__Record excerpts__:
__global__ void bn_bwd_finalize_k(
    const float* __restrict__ scratch, const float* __restrict__ gamma,
    const float* __restrict__ save_rstd, float* __restrict__ dgamma,
    float* __restrict__ dbeta, float* __restrict__ c1,
    float* __restrict__ c2, float* __restrict__ c3, long long rows,
    int cols, int training) {
  const int c = blockIdx.x * blockDim.x + threadIdx.x;
  if (c >= cols) return;
  const float sum_dym = scratch[c];
  const float sum_dymxh = scratch[cols + c];
  dgamma[c] = sum_dymxh;
  dbeta[c] = sum_dym;
  c1[c] = gamma[c] * save_rstd[c];
  if (training) {
    c2[c] = sum_dym / rows;
    c3[c] = sum_dymxh / rows;
  } else {
    c2[c] = 0.f;
    c3[c] = 0.f;
  }
}

template <bool RELU, bool RES>
__global__ __launch_bounds__(kBlock) void bn_bwd_apply_k(
    const short* __restrict__ x, const unsigned char* __restrict__ mask,
    const short* __restrict__ dy, const float* __restrict__ save_mean,
    const float* __restrict__ save_rstd, const float* __restrict__ c1,
    const float* __restrict__ c2, const float* __restrict__ c3,
    short* __restrict__ dx, short* __restrict__ dres, long long rows,
    int cols) {
  const int tpr = cols / kVec;
  const int rpb = kBlock / min(tpr, kBlock);
  const int lane_col = (threadIdx.x % tpr) * kVec;
  const int row_off = threadIdx.x / tpr;
  if (row_off >= rpb) return;
  const float4v m0 = *(const float4v*)(save_mean + lane_col);
  const float4v m1 = *(const float4v*)(save_mean + lane_col + 4);
  const float4v r0 = *(const float4v*)(save_rstd + lane_col);
  const float4v r1 = *(const float4v*)(save_rstd + lane_col + 4);
  const float4v a0 = *(const float4v*)(c1 + lane_col);
  const float4v a1 = *(const float4v*)(c1 + lane_col + 4);
  const float4v b0 = *(const float4v*)(c2 + lane_col);
  const float4v b1 = *(const float4v*)(c2 + lane_col + 4);
  const float4v g0 = *(const float4v*)(c3 + lane_col);
  const float4v g1 = *(const float4v*)(c3 + lane_col + 4);

  for (long long r = (long long)blockIdx.x * rpb + row_off; r < rows;
       r += (long long)gridDim.x * rpb) {
    const long long base = r * cols + lane_col;
    const short8 xv = *(const short8*)(x + base);
    const short8 dv = *(const short8*)(dy + base);
    unsigned char mbits = 0xffu;
    if (RELU) mbits = mask[base / kVec];
    short8 odx, odr;
#pragma unroll
    for (int j = 0; j < kVec; ++j) {
      float d = bf2f(dv[j]);
      if (RELU && !(mbits & (1u << j))) d = 0.f;
      const float mean = j < 4 ? m0[j] : m1[j - 4];
      const float rstd = j < 4 ? r0[j] : r1[j - 4];
      const float xh = (bf2f(xv[j]) - mean) * rstd;
      const float k1 = j < 4 ? a0[j] : a1[j - 4];
      const float k2 = j < 4 ? b0[j] : b1[j - 4];
      const float k3 = j < 4 ? g0[j] : g1[j - 4];
      odx[j] = f2bf(k1 * (d - k2 - xh * k3));
      if (RES) odr[j] = f2bf(d);
    }
    *(short8*)(dx + base) = odx;
    if (RES) *(short8*)(dres + base) = odr;
  }
}

int bn_grid(long long rows, int cols) {
  const int tpr = cols / kVec;
  const int rpb = kBlock / min(tpr, kBlock);
  long long blocks = (rows + rpb - 1) / rpb;
  return (int)min(blocks, 2048LL);
}

}

void launch_bn_fwd(const short* x, const short* res, const float* gamma,
                   const float* beta, float* running_mean,
                   float* running_var, float* save_mean, float* save_rstd,
                   float* scratch, short* y, unsigned char* mask,
                   long long rows, int cols, float momentum, float eps,
                   bool training, bool relu, hipStream_t stream) {
  const int grid = bn_grid(rows, cols);
  if (training)
    hipLaunchKernelGGL(bn_stats_k, dim3(grid), dim3(kBlock), 0, stream, x,
                       scratch, rows, cols);
  float* scale = scratch + 2 * cols;
  float* shift = scratch + 3 * cols;
  hipLaunchKernelGGL(bn_finalize_k, dim3((cols + 255) / 256), dim3(256), 0,
                     stream, scratch, gamma, beta, running_mean,
                     running_var, save_mean, save_rstd, scale, shift, rows,
                     cols, momentum, eps, (int)training);
  auto ap = relu ? (res ? bn_apply_k<true, true> : bn_apply_k<true, false>)
                 : (res ? bn_apply_k<false, true>
                        : bn_apply_k<false, false>);
  hipLaunchKernelGGL(ap, dim3(grid), dim3(kBlock), 0, stream, x, res,
                     scale, shift, y, mask, rows, cols);
}
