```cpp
struct GuideKey {
  bool valid = false;
  float st[13] = {0};
  int W = 0, H = 0;
  uint64_t gen = 0;
  bool matches(const float* settings13, int w, int h, uint64_t scene_gen) const {
    return valid && W == w && H == h && gen == scene_gen && memcmp(st, settings13, sizeof(st)) == 0;
  }
  void store(const float* settings13, int w, int h, uint64_t scene_gen) {
    memcpy(st, settings13, sizeof(st));
    W = w; H = h; gen = scene_gen; valid = true;
  }
};

struct LaunchSite {
  hipStream_t stream;
  bool hold_order;
  bool lean;
};

constexpr int TILE_COUNTERS = 1024;
constexpr int LAUNCH_COUNTERS = MAX_REGIONS + 1;

}

struct dr_context {
  template <class T> using DevMem = dr::DevMem<T>;
  int device = 0;
  hipStream_t stream = nullptr;
  hipEvent_t ev0 = nullptr, ev1 = nullptr;
  hipEvent_t pev0[2] = {nullptr, nullptr}, pev1[2] = {nullptr, nullptr};
  bool pending[2] = {false, false}; uint64_t pending_frames[2] = {0, 0}, pending_samples[2] = {0, 0}; int pending_next = 0;
  DevMem<dr::DevUnit> walk; size_t walk_bytes = 0;
  DevMem<dr::DevUnit> wide; size_t wide_bytes = 0; int wide_depth = 0, wide_nodes = 0; float wide_pmax = 0; dr::WideMu wide_mu = {0, 0, 0}; int wide_own_bounds = 0;
  int wide_tree = 2;
  DevMem<dr::DevPair> pairs;
  DevMem<dr::DevPrim> prims;
  DevMem<dr::DevShade> shade;
  DevMem<dr::DevTex> tex;
  DevMem<uint32_t> texels;
  int n_prims = 0, n_tex = 0, tree_depth = 0;
  std::vector<int> slot_to_orig;
  DevMem<int32_t> slot_to_orig_dev;
  DevMem<uint8_t> aov_staging;
  DevMem<uint8_t> query_staging;
  DevMem<uint32_t> query_scratch;
  DevMem<unsigned> query_cursor;
  int trace_kernel = 0, radiance_kernel = 0, allhits_kernel = 0;
  float near_lmax = 0;
  DevMem<float> dn_planes;
  dr::GuideKey dn_key;
  DevMem<uint8_t> dn_staging;
  DevMem<float> up_planes;
  dr::GuideKey up_key;
  int up_passes = 0;
  uint64_t scene_gen = 0;
  DevMem<int32_t> accum2;
  DevMem<int32_t> hist_buf[2];
  int32_t* hist = nullptr; int hist_cur = 0;
  DevMem<float> rp_planes[2];
  dr::GuideKey rp_key; int rp_cur = 0;
  DevMem<unsigned long long> rp_counts;
  int rp_passes = 0;
  int moments_opt = 0;
  int denoise_variance = 0;
  DevMem<unsigned long long> m2_buf[2];
  unsigned long long* m2 = nullptr; int m2_cur = 0;
  DevMem<unsigned long long> err_counts;
  DevMem<float> err_staging;
  int denoise_tiles = 1;
  int camera_cert = 1;
  int cert_factor = 40;
  int cert_levels = 1;
  DevMem<uint32_t> cert_mask;
  DevMem<uint32_t> cert_level;
  bool cert_valid = false;
  bool cert_ok = false;
  bool entry_ok = false;
  float cert_key[22] = {0};
  float cert_seen[22] = {0};
  float cert_k[dr::CERT_MAX_LEVELS + 1] = {1};
  int cert_tiles = 0;
  int camera_entry = 1;
  DevMem<uint32_t> wide_leaf_rec, wide_range;
  int wide_leaves = 0;
  DevMem<uint32_t> entry_mm;
  DevMem<uint32_t> cert_word;
  int sky_tiles = 2;
  DevMem<int> launch_order, launch_region_start, sky_list;
  DevMem<unsigned> sky_counts;
  bool sky_split_last = false;
  uint64_t cert_gen = 0;
  uint64_t order_gen = 0;
  uint64_t sky_key[5] = {0, 0, 0, 0, 0}; bool sky_key_valid = false;
  DevMem<int32_t> frame;
  DevMem<int32_t> accum; int accW = 0, accH = 0;
  DevMem<uint8_t> present;
  DevMem<int32_t> packed[2];
  DevMem<unsigned long long> counters;
  DevMem<unsigned> tile_counters; int tile_cursor = 0; int num_cus = 256;
  DevMem<unsigned> pixel_cost, tile_cost; DevMem<int> tile_order, region_start;
  int order_capacity = 0;
  bool order_valid = false;
  int order_age = 0;
  int order_follows_camera = 1;
  int feedback_every = 8;
  float order_key[18] = {0};
  int order_args[5] = {0, 0, 0, 0, 0};
  int feedback = 1;
  int stripe_mod = 1, stripe_rem = 0;
  int traversal = DR_TRAVERSAL_WIDE;
  int count = 0;
  int kernel = DR_KERNEL_PERSISTENT;
  int occupancy = 6;
  int schedule = 0;
  int xcd_regions = 1;
  int heavy_factor = 1;
  int coop_steps = 2;
  int coop_tiles_per_wave = 32;
  int coop_lanes = 8;
  int split_parts = 4;
  int split_waves = 12;
  int split_steps = 400;
  int short_one_queue = 1;
  int coop_rounds = 2;
  int reserve_cus = 0;
  int wave_log_on = 0;
  DevMem<unsigned long long> wave_log; int wave_log_waves = 0;
  int batch_frames = 32;
  float cur_settings[13] = {0};
  dr_stats stats;
  static constexpr int PIPE_STREAMS = 4;
  static constexpr int PIPE_DEPTH = PIPE_STREAMS + 1;
  int pipe_streams = 2;
  int pipe_lean = 0;
  hipStream_t pipe_stream[PIPE_STREAMS] = {nullptr, nullptr, nullptr, nullptr}, acc_stream = nullptr;
  static constexpr int PIPE_GROUP_MAX = 16;
  struct PipeSlot {
    DevMem<int32_t> frames; size_t elems_each = 0; int cap_frames = 0;
    int rect[6] = {-1, 0, 0, 0, 0, 0};
// ... 56 lines not shown
```
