diff --git a/peng-motif_amd/__init__.py b/peng-motif_amd/__init__.py
--- a/peng-motif_amd/__init__.py
+++ b/peng-motif_amd/__init__.py
@@ -17,7 +17,7 @@
     "pengk_memset", "pengk_warmup", "pengk_host_alloc", "pengk_host_free", "pengk_timer_create", "pengk_timer_record", "pengk_timer_elapsed_ms", "pengk_timer_destroy",
     "pengk_pack", "pengk_pack_threads", "pengk_pack_append", "pengk_packed_free", "pengk_set_sequences", "pengk_synth_sizes", "pengk_synth_sequences",
     "pengk_count", "pengk_count_bg", "pengk_mirror_counts", "pengk_bg_count", "pengk_bg_model", "pengk_pattern_stats",
-    "pengk_seed_candidates", "pengk_iupac_aggregate", "pengk_em", "pengk_em_device", "pengk_test_em_generation", "pengk_sequential_sum_f32", "pengk_motif_similarity", "pengk_selftest_division",
+    "pengk_seed_candidates", "pengk_iupac_aggregate", "pengk_em", "pengk_em_device", "pengk_test_em_generation", "pengk_test_count_top_map", "pengk_sequential_sum_f32", "pengk_motif_similarity", "pengk_selftest_division",
     "pengk_comm_unique_id", "pengk_comm_init", "pengk_comm_init_env", "pengk_comm_info", "pengk_comm_init_abandoned", "pengk_comm_rccl_version", "pengk_comm_destroy",
     "pengk_allreduce_tables", "pengk_comm_check_bin_bound", "pengk_allgather",
     "pengk_comm_host_init_env", "pengk_comm_host_info", "pengk_comm_host_allgather", "pengk_comm_host_allreduce_u64",
@@ -121,6 +121,7 @@
         L.pengk_em.argtypes = [vp, C.c_int, i64, vp, f32, f32, C.c_int, vp, vp, vp, vp]
         L.pengk_em_device.argtypes = [vp, C.c_int, i64, vp, f32, f32, C.c_int, vp, vp, vp, vp]
         L.pengk_test_em_generation.argtypes = [vp, C.c_int]
+        L.pengk_test_count_top_map.argtypes = [C.c_int, C.c_uint32, u64, vp, vp, vp, vp]
         L.pengk_sequential_sum_f32.argtypes = [vp, vp, u64, u64, vp]
         L.pengk_selftest_division.argtypes = [vp, u64, C.c_uint32, vp]
         L.pengk_motif_similarity.argtypes = [vp, C.c_int, vp, vp, vp, vp, C.c_int, vp, C.c_int, vp]
@@ -405,6 +406,14 @@
     def test_em_generation(self, generation):
         _check(lib().pengk_test_em_generation(self.h, int(generation)))
 
+    @staticmethod
+    def count_top_map(num_cu, n_slices, windows):
+        n = C.c_uint32()
+        _check(lib().pengk_test_count_top_map(num_cu, n_slices, windows, C.byref(n), None, None, None))
+        out = [np.zeros(n.value, np.uint32) for _ in range(3)]
+        _check(lib().pengk_test_count_top_map(num_cu, n_slices, windows, C.byref(n), *(a.ctypes.data for a in out)))
+        return out
+
     def info(self, name):
         v = C.c_int64()
         _check(lib().pengk_get_info(self.h, name.encode(), C.byref(v)))
diff --git a/peng-motif_amd/csrc/api.hip b/peng-motif_amd/csrc/api.hip
--- a/peng-motif_amd/csrc/api.hip
+++ b/peng-motif_amd/csrc/api.hip
@@ -171,6 +171,11 @@
     ctx->count_group = (int)value;
     return PENGK_OK;
   }
+  if (strcmp(name, "count_split") == 0) {
+    if (value < 0 || value > 2) return fail(PENGK_ERR_ARG, "count_split must be 0 (auto), 1 (bucket = middle bits of the id) or 2 (top bits)");
+    ctx->count_split = (int)value;
+    return PENGK_OK;
+  }
   if (strcmp(name, "count_probe_slice") == 0) {
     if (value < 0) return fail(PENGK_ERR_ARG, "count_probe_slice must be >= 0 (wave * buckets + bucket)");
     ctx->count_probe_slice = (uint64_t)value;
@@ -266,8 +271,25 @@
     *value = n;
     return PENGK_OK;
   }
+  if (strcmp(name, "count_overflowed_groups") == 0) {
+    uint32_t n = 0;
+    if (ctx->d_overflow_count) {
+      PENGK_HIP(hipMemcpyAsync(&n, ctx->d_overflow_count, sizeof n, hipMemcpyDeviceToHost, ctx->stream));
+      PENGK_HIP(hipStreamSynchronize(ctx->stream));
+    }
+    *value = n;
+    return PENGK_OK;
+  }
   if (strcmp(name, "count_group") == 0) {
     *value = ctx->count_group;
+    return PENGK_OK;
+  }
+  if (strcmp(name, "count_split") == 0) {
+    *value = ctx->count_split;
+    return PENGK_OK;
+  }
+  if (strcmp(name, "count_split_used") == 0) {
+    *value = ctx->count_split_used;
     return PENGK_OK;
   }
   if (strcmp(name, "count_group_used") == 0) {
@@ -602,6 +624,12 @@
   return launch_sequential_sum(ctx, d_terms, n_chains, chain_len, d_out);
 }
 
+int pengk_test_count_top_map(int num_cu, uint32_t n_slices, uint64_t windows, uint32_t* n_workgroups, uint32_t* bucket,
+                             uint32_t* first, uint32_t* last) {
+  if (num_cu < 1 || n_slices < 1 || !n_workgroups) return fail(PENGK_ERR_ARG, "pengk_test_count_top_map: num_cu, n_slices >= 1, n_workgroups not NULL");
+  return count_top_map(num_cu, n_slices, windows, n_workgroups, bucket, first, last);
+}
+
 int pengk_test_em_generation(pengk_ctx* ctx, int generation) {
   if (!ctx) return fail(PENGK_ERR_ARG, "pengk_test_em_generation: NULL context");
   if (generation < 0 || generation > 3) return fail(PENGK_ERR_ARG, "pengk_test_em_generation: 0 (dependent additions), 1 (scan), 2 / 3 (the library's scheme)");
diff --git a/peng-motif_amd/csrc/count.hip b/peng-motif_amd/csrc/count.hip
--- a/peng-motif_amd/csrc/count.hip
+++ b/peng-motif_amd/csrc/count.hip
@@ -78,49 +78,59 @@
 
 template <int W>
 struct Suppress {
-  static __device__ __forceinline__ uint32_t apply(uint32_t can, const uint32_t (&ring)[16], int u) {
-    uint32_t out = INVALID_ID;
+  template <bool EXEC_ALL = false>
+  static __device__ __forceinline__ uint32_t apply(uint32_t can, const uint32_t (&ring)[16], int u, uint32_t mark = INVALID_ID) {
+    uint32_t out = mark;
     unsigned long long save;
 #define PENGK_R(d) "v"(ring[(u - (d)) & 15])
 #define PENGK_CX(n) "v_cmpx_ne_u32_e32 %2, %" #n "\n\t"
-#define PENGK_HEAD "s_mov_b64 %1, exec\n\t"
-#define PENGK_TAIL "v_mov_b32_e32 %0, %2\n\ts_mov_b64 exec, %1"
-    if constexpr (W == 2)
-      asm volatile(PENGK_HEAD PENGK_CX(3) PENGK_TAIL : "+v"(out), "=&s"(save) : "v"(can), PENGK_R(1) : "vcc");
-    else if constexpr (W == 4)
-      asm volatile(PENGK_HEAD PENGK_CX(3) PENGK_CX(4) PENGK_CX(5) PENGK_TAIL
-                   : "+v"(out), "=&s"(save) : "v"(can), PENGK_R(1), PENGK_R(2), PENGK_R(3) : "vcc");
-    else if constexpr (W == 6)
-      asm volatile(PENGK_HEAD PENGK_CX(3) PENGK_CX(4) PENGK_CX(5) PENGK_CX(6) PENGK_CX(7) PENGK_TAIL
-                   : "+v"(out), "=&s"(save) : "v"(can), PENGK_R(1), PENGK_R(2), PENGK_R(3), PENGK_R(4), PENGK_R(5) : "vcc");
-    else if constexpr (W == 8)
-      asm volatile(PENGK_HEAD PENGK_CX(3) PENGK_CX(4) PENGK_CX(5) PENGK_CX(6) PENGK_CX(7) PENGK_CX(8) PENGK_CX(9) PENGK_TAIL
-                   : "+v"(out), "=&s"(save)
-                   : "v"(can), PENGK_R(1), PENGK_R(2), PENGK_R(3), PENGK_R(4), PENGK_R(5), PENGK_R(6), PENGK_R(7) : "vcc");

__Assigned task__: Reproduce the entries exactly, but only from their first line to the line holding "c2[c] = sum_dym / rows;", with that last line kept.

__Result__:
__global__ void bn_bwd_finalize_k(
    const float* __restrict__ scratch, const float* __restrict__ gamma,
    const float* __restrict__ save_rstd, float* __restrict__ dgamma,
    float* __restrict__ dbeta, float* __restrict__ c1,
    float* __restrict__ c2, float* __restrict__ c3, long long rows,
    int cols, int training) {
  const int c = blockIdx.x * blockDim.x + threadIdx.x;
  if (c >= cols) return;
  const float sum_dym = scratch[c];
  const float sum_dymxh = scratch[cols + c];
  dgamma[c] = sum_dymxh;
  dbeta[c] = sum_dym;
  c1[c] = gamma[c] * save_rstd[c];
  if (training) {
    c2[c] = sum_dym / rows;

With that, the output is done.